---------- SUPPLIED DATA ----------

extern "C" rnde_status rnde_node_forward_everystep(rnde_node* h, const float* x_dev, const float* p_dev, int32_t B, float t0, float t1, int32_t save_start,
                                                   float* sol_out_dev, int32_t capacity, float* t_host_out, int32_t* n_out, int64_t* nfe_out,
                                                   float* saveval_host, int32_t* n_saveval_out, int32_t keep_tape, void* stream) {
    if (!h || !n_out || !sol_out_dev || capacity < 1) return RNDE_ERR_BAD_ARG;
    RNDE_TILED_REFUSE(h, "rnde_node_forward_everystep is not served (the end state only; save_everystep runs on the engines of rnde_node_create)");
    rnde_status st = forward_impl(h, x_dev, p_dev, B, t0, t1, nullptr, nullptr, 0, nullptr, nullptr, nullptr, nullptr, 0, stream);
    if (st != RNDE_OK) return st;
    std::vector<float> times;
    if (save_start) times.push_back(t0);
    for (int i = 0; i < h->n_att; ++i) {
        const StepMeta& m = h->h_meta[i];
        if (m.flags & F_ACCEPT) { float tn = m.t + m.dt; if (tn > t1) tn = t1; times.push_back(tn); }
    }
    *n_out = (int32_t)times.size();
    if ((int)times.size() > capacity) { h->err = "rnde_node_forward_everystep: more accepted steps than the output has room for"; return RNDE_ERR_BAD_ARG; }
    if (t_host_out) memcpy(t_host_out, times.data(), times.size() * sizeof(float));
    st = forward_impl(h, x_dev, p_dev, B, t0, t1, nullptr, times.data(), (int32_t)times.size(), sol_out_dev, nfe_out, saveval_host, n_saveval_out, keep_tape, stream);
    if (st != RNDE_OK) return st;
    size_t k = save_start ? 1 : 0;
    for (int i = 0; i < h->n_att; ++i) {
        const StepMeta& m = h->h_meta[i];
        if (!(m.flags & F_ACCEPT)) continue;
        float tn = m.t + m.dt; if (tn > t1) tn = t1;
        if (k >= times.size() || times[k] != tn) { h->err = "rnde_node_forward_everystep: the saving solve did not retrace the steps of the first one"; return RNDE_ERR_HIP; }
        ++k;
    }
    if (k != times.size()) { h->err = "rnde_node_forward_everystep: the saving solve took fewer accepted steps than the first one"; return RNDE_ERR_HIP; }
    return RNDE_OK;
}

extern "C" rnde_status rnde_node_steps(rnde_node* h, float* steps_host, int32_t capacity, int32_t* n_out) {
    if (!h) return RNDE_ERR_BAD_ARG;
    const int n = std::min(capacity, h->n_att);
    for (int i = 0; i < n; ++i) {
        steps_host[4 * i + 0] = h->h_meta[i].t; steps_host[4 * i + 1] = h->h_meta[i].dt;
        steps_host[4 * i + 2] = h->h_meta[i].eest; steps_host[4 * i + 3] = (h->h_meta[i].flags & F_ACCEPT) ? 1.f : 0.f;
    }
    if (n_out) *n_out = h->n_att;
    return RNDE_OK;
}

extern "C" rnde_status rnde_node_set_timing(rnde_node* h, int32_t on) {
    if (!h) return RNDE_ERR_BAD_ARG;
    if (on && !h->tev[0]) for (auto& e : h->tev) HIPCHK(h, hipEventCreate(&e));
    h->timing = on ? 1 : 0; h->tev_fwd = h->tev_bwd = false;
    return RNDE_OK;
}
extern "C" rnde_status rnde_node_timing(rnde_node* h, float* fwd_attempts_ms, float* rev_sweep_ms, float* rev_rest_ms) {
    if (h && h->engine == 4) return node_tiled_timing(h, fwd_attempts_ms, rev_sweep_ms, rev_rest_ms);
    if (!h || !h->timing) return RNDE_ERR_BAD_ARG;
    float a = -1.f, b = -1.f, c = -1.f;
    if (h->tev_fwd) { HIPCHK(h, hipEventSynchronize(h->tev[1])); HIPCHK(h, hipEventElapsedTime(&a, h->tev[0], h->tev[1])); }
    if (h->tev_bwd) {
        HIPCHK(h, hipEventSynchronize(h->tev[4]));
        HIPCHK(h, hipEventElapsedTime(&b, h->tev[2], h->tev[3])); HIPCHK(h, hipEventElapsedTime(&c, h->tev[3], h->tev[4]));
    }
    if (fwd_attempts_ms) *fwd_attempts_ms = a;
    if (rev_sweep_ms) *rev_sweep_ms = b;
    if (rev_rest_ms) *rev_rest_ms = c;
    return RNDE_OK;
}
extern "C" int32_t rnde_node_last_attempts(const rnde_node* h) { return h ? h->n_att : 0; }
extern "C" int32_t rnde_node_fallback_count(const rnde_node* h) { return h ? h->persist_fallbacks : 0; }

extern "C" int32_t rnde_node_one_launch_solves(const rnde_node* h) { return h ? h->one_launch_solves : 0; }
extern "C" rnde_status rnde_node_set_matrix_mode(rnde_node* h, int32_t mode) {
    if (!h) return RNDE_ERR_BAD_ARG;
    if (mode != RNDE_MATRIX_F32 && mode != RNDE_MATRIX_BF16X3) { h->err = "matrix mode: 0 (fp32-input MFMA) or 1 (bf16x3 on the matrix cores)"; return RNDE_ERR_BAD_ARG; }
    if (mode == RNDE_MATRIX_BF16X3) RNDE_TILED_REFUSE(h, "rnde_node_set_matrix_mode(h, 1) is not served (its layer products are the fp32-input MFMA, mode 0; bf16x3 serves the MNIST form on the stage engine)");
    h->x3 = (mode == RNDE_MATRIX_BF16X3 && h->x3B && h->x3D) ? 1 : 0;
    return RNDE_OK;
}
extern "C" int32_t rnde_node_matrix_mode(const rnde_node* h) { return (h && h->x3 && h->x3B && h->x3D) ? RNDE_MATRIX_BF16X3 : RNDE_MATRIX_F32; }
extern "C" int32_t rnde_node_launches_per_attempt(const rnde_node* h) {
    if (!h) return 0;
    return (h->engine == 2 && h->persist != 1) ? 7 : 1;
}

extern "C" rnde_status rnde_node_release_tape(rnde_node* h) {
    if (!h) return RNDE_ERR_BAD_ARG;
    h->have_tape = false;
    return RNDE_OK;
}

extern "C" rnde_status rnde_node_forward_host(rnde_node* h, const float* x, const float* p, int32_t B, float t0, float t1,
                                              float* u_out, int64_t* nfe_out, float* saveval, int32_t* n_saveval_out,
                                              int32_t keep_tape) {
    if (!h) return RNDE_ERR_BAD_ARG;
    float *xd = nullptr, *pd = nullptr, *ud = nullptr;
    const size_t nb = (size_t)h->D * B * 4;
    HIPCHK(h, hipMalloc((void**)&xd, nb)); HIPCHK(h, hipMalloc((void**)&ud, nb)); HIPCHK(h, hipMalloc((void**)&pd, (size_t)h->P * 4));
    HIPCHK(h, hipMemcpy(xd, x, nb, hipMemcpyHostToDevice)); HIPCHK(h, hipMemcpy(pd, p, (size_t)h->P * 4, hipMemcpyHostToDevice));
    rnde_status st = rnde_node_forward(h, xd, pd, B, t0, t1, ud, nfe_out, saveval, n_saveval_out, keep_tape, nullptr);
    if (st == RNDE_OK || st == RNDE_ERR_MAX_ATTEMPTS) hipMemcpy(u_out, ud, nb, hipMemcpyDeviceToHost);
    hipFree(xd); hipFree(pd); hipFree(ud);
    return st;
}

extern "C" rnde_status rnde_debug_feval(rnde_node* h, const float* u_dev, const float* p_dev, int32_t B, float t,
                                        float* out_dev, void* stream) {
    if (!h || B < 1 || B > h->cfg.max_batch) return RNDE_ERR_BAD_ARG;
    if (h->engine == 4) return node_tiled_feval(h, u_dev, p_dev, B, t, out_dev, stream);
    hipStream_t s = (hipStream_t)stream;
    StepParams P = make_params(h, u_dev, B, 0.f, 1.f, 0);
    P.forced = 1; P.forced_t = t; P.dbg_out = out_dev;
    if (h->engine == 3) {
        rnde_status st3 = chain_pack(h, p_dev, s);
        if (st3 != RNDE_OK) return st3;
        if (h->mw) HIPCHK(h, launch_mw<MW_FEVAL>(h, make_mw_params(h, P), 0, s));
        else HIPCHK(h, launch_chain<CM_FEVAL>(h, make_chain_params(h, P), 0, nullptr, s));
        HIPCHK(h, hipStreamSynchronize(s));
        return RNDE_OK;
    }
    if (h->engine == 2) {
        rnde_status st2 = stage_pack_weights(h, p_dev, s);
        if (st2 != RNDE_OK) return st2;
        StageParams SQ = make_stage_params(h, P, p_dev);
        HIPCHK(h, launch_stage<SM_FEVAL1>(h, SQ, 0, 0, s));
        HIPCHK(h, launch_stage<SM_FEVAL2>(h, SQ, 0, 0, s));
        HIPCHK(h, hipStreamSynchronize(s));
        return RNDE_OK;
    }
    h->err = "rnde_debug_feval: unknown engine";
    return RNDE_ERR_BAD_ARG;
}
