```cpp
#define SSX_MAX_FRAMES 9u
#define SSX_MAX_LEVELS 10u
#define SSX_NO_SLOT 0x1FFFu
#ifndef SSX_COHORT_KS
#define SSX_COHORT_KS 2u
#endif
#define SSX_COHORT_RECORDS (64u * SSX_COHORT_KS)
#ifndef SSX_MAX_UNIT_KS
#define SSX_MAX_UNIT_KS 8u
#endif
#define SSX_UNIT_COHORTS (SSX_MAX_UNIT_KS / SSX_COHORT_KS)
#define SSX_WAVE_COUNTER_WORDS (4u * SSX_UNIT_COHORTS + 4u)
#define SSX_UNIT_PARKED 1u
#define SSX_UNIT_TURN 2u
#define SSX_BYTES_PER_SAMPLE (16u + 16u + 16u)
#define SSX_BYTES_PER_SAMPLE_FLUX (SSX_BYTES_PER_SAMPLE + 16u)
#define SSX_LOG_BYTES_PER_RECORD ((16u + 8u + 4u) * SSX_MAX_FRAMES + (16u + 16u + 1u) * SSX_MAX_LEVELS)

struct SsxKernelArgs {
	const uint32_t* blob;
	uint32_t blob_words;
	uint32_t width, height;
	uint32_t tiles_x, n_tiles;
	uint32_t tile_first, tile_stride;
	uint32_t tile_skew;
	uint32_t k0, k1;
	uint32_t indirect_only;
	uint32_t no_els;
	uint32_t my_tiles;
	uint32_t group_spp;
	uint32_t n_groups;
	uint64_t seed;
	float4* ray;
	uint4* st;
	float4* hit;
	uint8_t* logs;
	uint32_t log_cap;
	uint64_t n_records;
	uint32_t* unit_counter;
	uint32_t rgb_mode;
	uint32_t fuse_resolve;
	uint32_t unit_cohorts;
	double* accum;
	uint32_t* tile_mask;
	uint32_t* unit_state;
	uint32_t no_flat_field;
	uint32_t keep_samples;
	uint32_t pre_hits;
	uint32_t queue_words;
	uint32_t unit_grab;
	uint32_t pad_grab_;
	double inv_width, inv_height;
	uint32_t fuse_gen;
	float4* flux;
};
```

simple_spectral_amd/csrc/ssx_jit.h:

```cpp
#pragma once
#include <hip/hip_runtime.h>
#include <dlfcn.h>

#include <sys/stat.h>
#include <unistd.h>

#include <algorithm>
#include <array>
#include <chrono>
#include <condition_variable>
#include <cstdint>
#include <cstdio>
#include <cstdlib>
#include <cstring>
#include <deque>
#include <map>
#include <mutex>
#include <set>
#include <string>
#include <thread>
#include <utility>
#include <vector>

#include "ssx_sources_gen.h"
// ... 53 lines not shown
		for (uint32_t k : run.verts) {
			snprintf(b, sizeof b, "\t\tconst float z%u = vz[%u] - rs.okz, x%u = (vt[%u] - rs.okx) - rs.Sx * z%u, y%u = (vt[%u] - rs.oky) - rs.Sy * z%u;", k, k, k, 2u * k, k, k, 2u * k + 1u, k);
			line(b);
		}
		std::set<std::pair<uint32_t, uint32_t>> edges;
		for (uint32_t q = run.first; q < run.first + run.count; ++q) {
			const uint32_t a = vids[q][0], bb = vids[q][1], c = vids[q][2], d = vids[q][3];
			const uint32_t uv[5][2] = { { bb, c }, { c, a }, { a, bb }, { c, d }, { d, a } };
			for (const auto& e : uv) if (e[0] != e[1]) edges.insert({ std::min(e[0], e[1]), std::max(e[0], e[1]) });
		}
		for (const auto& e : edges) { snprintf(b, sizeof b, "\t\tconst float e%u_%u = y%u * x%u - x%u * y%u;", e.first, e.second, e.first, e.second, e.first, e.second); line(b); }
		n_edges += edges.size();
		for (uint32_t q = run.first; q < run.first + run.count; ++q) {
			const uint32_t a = vids[q][0], bb = vids[q][1], c = vids[q][2], d = vids[q][3];
			const char* acc = q < 16u ? "acc0" : "acc1";
			const std::string tri[2][3] = { { edge_expr(bb, c), edge_expr(c, a), edge_expr(a, bb) }, { edge_expr(c, d), edge_expr(d, a), edge_expr(a, c) } };
			for (const auto& t : tri) {
				snprintf(b, sizeof b, "\t\t{ const float u = %s, v = %s, w = %s; %s = __builtin_amdgcn_alignbit(%s, __float_as_uint(__builtin_fmaf(__builtin_fminf(__builtin_fminf(u, v), w), __builtin_fmaxf(__builtin_fmaxf(u, v), w), 0.0f)), 31u); } // quad %u",
				         t[0].c_str(), t[1].c_str(), t[2].c_str(), acc, acc, q);
				line(b);
			}
		}
		line("\t}");
	}
	line("}");
	std::swap(out, body);
	snprintf(b, sizeof b, "// topology \"%s\": %zu quads, %u distinct vertices of %zu corners, %zu distinct edges of %zu", name.c_str(), vids.size(), nv, 4 * vids.size(), n_edges, 5 * vids.size());
	return std::string(b) + "\n" + body;
}

struct Rtc {
	void* lib = nullptr;
	typedef void* Program;
	int (*create)(Program*, const char*, const char*, int, const char**, const char**) = nullptr;
	int (*compile)(Program, int, const char**) = nullptr;
	int (*log_size)(Program, size_t*) = nullptr;
	int (*log)(Program, char*) = nullptr;
	int (*code_size)(Program, size_t*) = nullptr;
	int (*code)(Program, char*) = nullptr;
	int (*destroy)(Program*) = nullptr;
	bool open(std::string* err) {
		if (lib) return true;
		for (const char* name : { "libhiprtc.so.7", "libhiprtc.so", "/opt/rocm/lib/libhiprtc.so" }) if ((lib = dlopen(name, RTLD_NOW | RTLD_LOCAL))) break;
		if (!lib) { const char* why = dlerror(); *err = std::string("hipRTC is not available (") + (why ? why : "dlopen failed") + ")"; return false; }
		bool ok = true;
		auto sym = [&](const char* n) { void* s = dlsym(lib, n); ok = ok && s; return s; };
		create = (decltype(create))sym("hiprtcCreateProgram"); compile = (decltype(compile))sym("hiprtcCompileProgram");
		log_size = (decltype(log_size))sym("hiprtcGetProgramLogSize"); log = (decltype(log))sym("hiprtcGetProgramLog");
		code_size = (decltype(code_size))sym("hiprtcGetCodeSize"); code = (decltype(code))sym("hiprtcGetCode");
		destroy = (decltype(destroy))sym("hiprtcDestroyProgram");
		if (!ok) { *err = "hipRTC lacks an entry point"; dlclose(lib); lib = nullptr; }
		return ok;
	}
};

struct Kernels {
	hipModule_t module = nullptr;
	hipFunction_t path = nullptr, path_nq = nullptr;
};

enum class State { Missing, Pending, Ready, Failed };

inline uint64_t fnv64(const void* data, size_t n, uint64_t h = 0xCBF29CE484222325ull) {
	const unsigned char* p = static_cast<const unsigned char*>(data);
	for (size_t i = 0; i < n; ++i) { h ^= p[i]; h *= 0x100000001B3ull; }
	return h;
}

struct Shared {
	std::mutex m;
	std::condition_variable cv;
	std::map<std::string, std::string> code, errors;
	std::set<std::string> queued;
	std::deque<std::pair<std::string, std::pair<VidTable, uint32_t>>> jobs;
	bool worker_running = false;
	std::map<std::pair<int, std::string>, Kernels> modules;
	std::set<std::string> disk_missed;
	std::mutex rtc_mutex;
	Rtc rtc;
	uint64_t compiled = 0, disk_hits = 0;
};
inline Shared& shared() { static Shared* s = new Shared; return *s; }

constexpr uint32_t kVariantFlux = 2, kVariants = 3;
inline std::string pattern_key(const VidTable& vids, uint32_t libm = 0) {
	std::string key;
	if (libm == 1u) key = "libm=glibc-2.35|";
	if (libm == kVariantFlux) key = "flux|";
	for (const auto& r : vids) key.append(reinterpret_cast<const char*>(r.data()), 4);
	return key;
}
inline const char* libm_flag(uint32_t libm) { return libm == kVariantFlux ? "-DSSX_JIT_FLUX=1" : libm ? "-DSSX_JIT_GLIBC=1" : nullptr; }

inline const char* const* compile_flags(size_t* n) {
	static const char* const flags[] = { "--offload-arch=gfx950", "-O3", "-std=c++17", "-ffp-contract=off", "-fno-slp-vectorize", "-DSSX_JIT_BUILD",
#ifdef SSX_ACCUM_FORMAL
		"-DSSX_ACCUM_FORMAL",
#endif
	};
	*n = sizeof flags / sizeof flags[0];
	return flags;
}
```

----------

The word to look for is "Kernels"; copy out every line of the entries that holds it.

→ WRITTEN SOLUTION:
struct Kernels {
	std::map<std::pair<int, std::string>, Kernels> modules;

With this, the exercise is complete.